While the diversity and availability of new biological technologies in orthopedic sports medicine surgery continues to increase, the literature remains inconclusive regarding the optimal indications for their implementation. The results of long-term follow-up have led to increasing recognition of the limitations in the surgical treatment of common athletic injuries like ACL tears, and bioaugmentation may offer some solutions in this regard. Nevertheless, bioaugmentation must not be regarded as a panacea in this regard. The high level of public awareness surrounding biological treatments related to their use by professional athletes may also be contributing to unreasonable expectations regarding the regenerative capacity of these interventions.[151] As with many interventions, bioaugmentation strategies seem to show the most promise when implemented with a targeted approach, in order to address specific biological problems. The surgeon must also maintain realistic expectations regarding the capability of these technologies, and not lose sight of additional factors that may contribute to adverse outcomes in some patients. For example, bioaugmentation will never overcome problems with extremity alignment, which should instead be addressed through osteotomies.

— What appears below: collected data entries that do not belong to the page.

void Net::load_options() {
  RunOpts o;
  o.flags |= (int)opt("exp", 0) & 0x7ff8;
  o.pw_mode = (int)opt("pw", o.pw_mode);
  o.sk_mode = (int)opt("sk", o.sk_mode);
  o.sk8_blocks = (long)opt("sk8", o.sk8_blocks);
  o.bg_poll_limit = (long)opt("bgroup_polls", o.bg_poll_limit); o.bg_withhold = (long)opt("bgroup_withhold", 0);
  o.sk_s3_blocks = (long)opt("sk_s3", o.sk_s3_blocks); o.sk_s3_blocks_conc = (long)opt("sk_s3_conc", o.sk_s3_blocks_conc);
  o.fc_mode = (int)opt("fc", o.fc_mode);
  o.fc_min_slabs = (int)opt("fc_min", o.fc_min_slabs);
  o.c3_mode = (int)opt("c3", o.c3_mode);
  o.c3_min_blocks = (long)opt("c3_min", o.c3_min_blocks);
  o.c3_min256 = (long)opt("c3_min256", o.c3_min256);
  o.c3_w9 = (int)opt("c3_w9", o.c3_w9);
  o.c3_pool = (int)opt("c3_pool", o.c3_pool);
  o.first_fuse = (int)opt("first", o.first_fuse);
  o.first_pool = (int)opt("first_pool", o.first_pool);
  o.fire_mode = (int)opt("fire", o.fire_mode);
  o.fire_pool = (int)opt("fire_pool", o.fire_pool);
  o.bneck_min_blocks = (long)opt("bneck_min", o.bneck_min_blocks);
  o.stem_mode = (int)opt("stem", o.stem_mode);
  o.bgroup_min7 = (int)opt("bgroup_min7", o.bgroup_min7);
  o.bgroup_min14 = (int)opt("bgroup_min14", o.bgroup_min14);
  o.bgroup_min28 = (int)opt("bgroup_min28", o.bgroup_min28);
  o.bgroup_min56f = (int)opt("bgroup_min56f", o.bgroup_min56f);
  o.bgroup_chain = (int)opt("bgroup_chain", o.bgroup_chain);
  o.bgroup_mode = (int)opt("bgroup", o.bgroup_mode);
  o.bfirst_mode = (int)opt("bfirst", o.bfirst_mode);
  o.bfirst_min = (int)opt("bfirst_min", o.bfirst_min);
  o.bband_mode = (int)opt("bband", o.bband_mode);
  o.bband_rows = (int)opt("bband_rows", o.bband_rows);
  o.bband_rows_alone = (int)opt("bband_rows_alone", o.bband_rows_alone);
  o.bband_rows_dd = (int)opt("bband_rows_dd", o.bband_rows_dd);
  o.c3_min_hw = (int)opt("c3_min_hw", o.c3_min_hw);
  o.bband_min = (int)opt("bband_min", o.bband_min);
// ... 53 lines not shown
      if (st.sel == Launch::SEL_FIRST) { FirstArgs f = st.first; f.p = pa; return f.pool ? launch_conv_first_pool(f, stream) : launch_conv_first(f, stream); }
      return launch_prep_input(pa, stream);
    }
    case Launch::POOL: return launch_maxpool(st.pool, stream);
    case Launch::AVG: return launch_global_avg(st.avg, stream);
    case Launch::L2N: return launch_l2norm(st.l2n, stream);
    case Launch::CONV:
      switch (st.sel) {
        case Launch::SEL_PW: return launch_conv_pw(st.conv, st.TM, stream);
        case Launch::SEL_PWK: return launch_conv_pwk(st.conv, st.TM, stream);
        case Launch::SEL_PWKPAIR: return launch_conv_pwk_pair(st.conv, st.TM, st.conv2, st.TM2, stream);
        case Launch::SEL_SK:
          if (logits && lp->logits_direct >= 0 && &st == &lp->steps[lp->logits_direct]) {
            ConvArgs cd = st.conv_direct; cd.y = logits;
            return launch_conv_mfma_sk(cd, opts.sk8_blocks, st.shape, stream);
          }
          return launch_conv_mfma_sk(st.conv, opts.sk8_blocks, st.shape, stream);
        case Launch::SEL_MFMA2: return launch_conv_mfma2(st.conv, st.TM, stream);
        case Launch::SEL_BNECK: return launch_conv_bneck(st.bneck, st.TM, st.shape, stream);
        case Launch::SEL_PAIR: return launch_conv_mfma2_pair(st.conv, st.conv2, st.TM, stream);
        case Launch::SEL_SKPAIR: return launch_conv_mfma_sk_pair(st.conv, st.conv2, opts.sk8_blocks, st.shape, stream);
        case Launch::SEL_BBAND: return launch_conv_bband(st.bband, st.bg_c, st.bg_m, stream);
        case Launch::SEL_C3: return launch_conv_c3(st.c3, stream);
        case Launch::SEL_FIRE: return launch_conv_fire(st.fire, stream);
        case Launch::SEL_FC: return launch_conv_fc(st.fc, stream);
        case Launch::SEL_BGROUPF: return launch_conv_bgroup_first(st.bgroup, stream);
        case Launch::SEL_BFIRST: return launch_conv_bfirst(st.bgroup, stream);
        case Launch::SEL_BGROUP:
          if (!st.bg_chain.empty()) return launch_conv_bgroup(st.bg_chain.data(), (int)st.bg_chain.size(), st.bg_hw, st.bg_c, st.bg_m, stream);
          return launch_conv_bgroup(&st.bgroup, 1, st.bg_hw, st.bg_c, st.bg_m, stream);
        case Launch::SEL_STEM: return launch_conv_stem(st.stem, st.shape, stream);
        default: return launch_conv_shift(st.conv, st.signed_in, st.mul24, st.shape, stream);
      }
  }
  return -1;
}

Increasingly, the results of clinical work utilizing bioaugmentation with ACL repair and reconstruction provide valuable information about the ways in which the four principles of tissue engineering (cells, growth factors, scaffolds, and mechanical stimuli) can be combined into targeted interventions to overcome specific biological challenges. While much of the current clinical work in this field has employed one or two of the core tissue engineering principles, the next generation of bioaugmentation strategies will increasingly combine elements of all four. More research will be required to further elucidate which of these approaches show the most promise and greatest therapeutic advantage.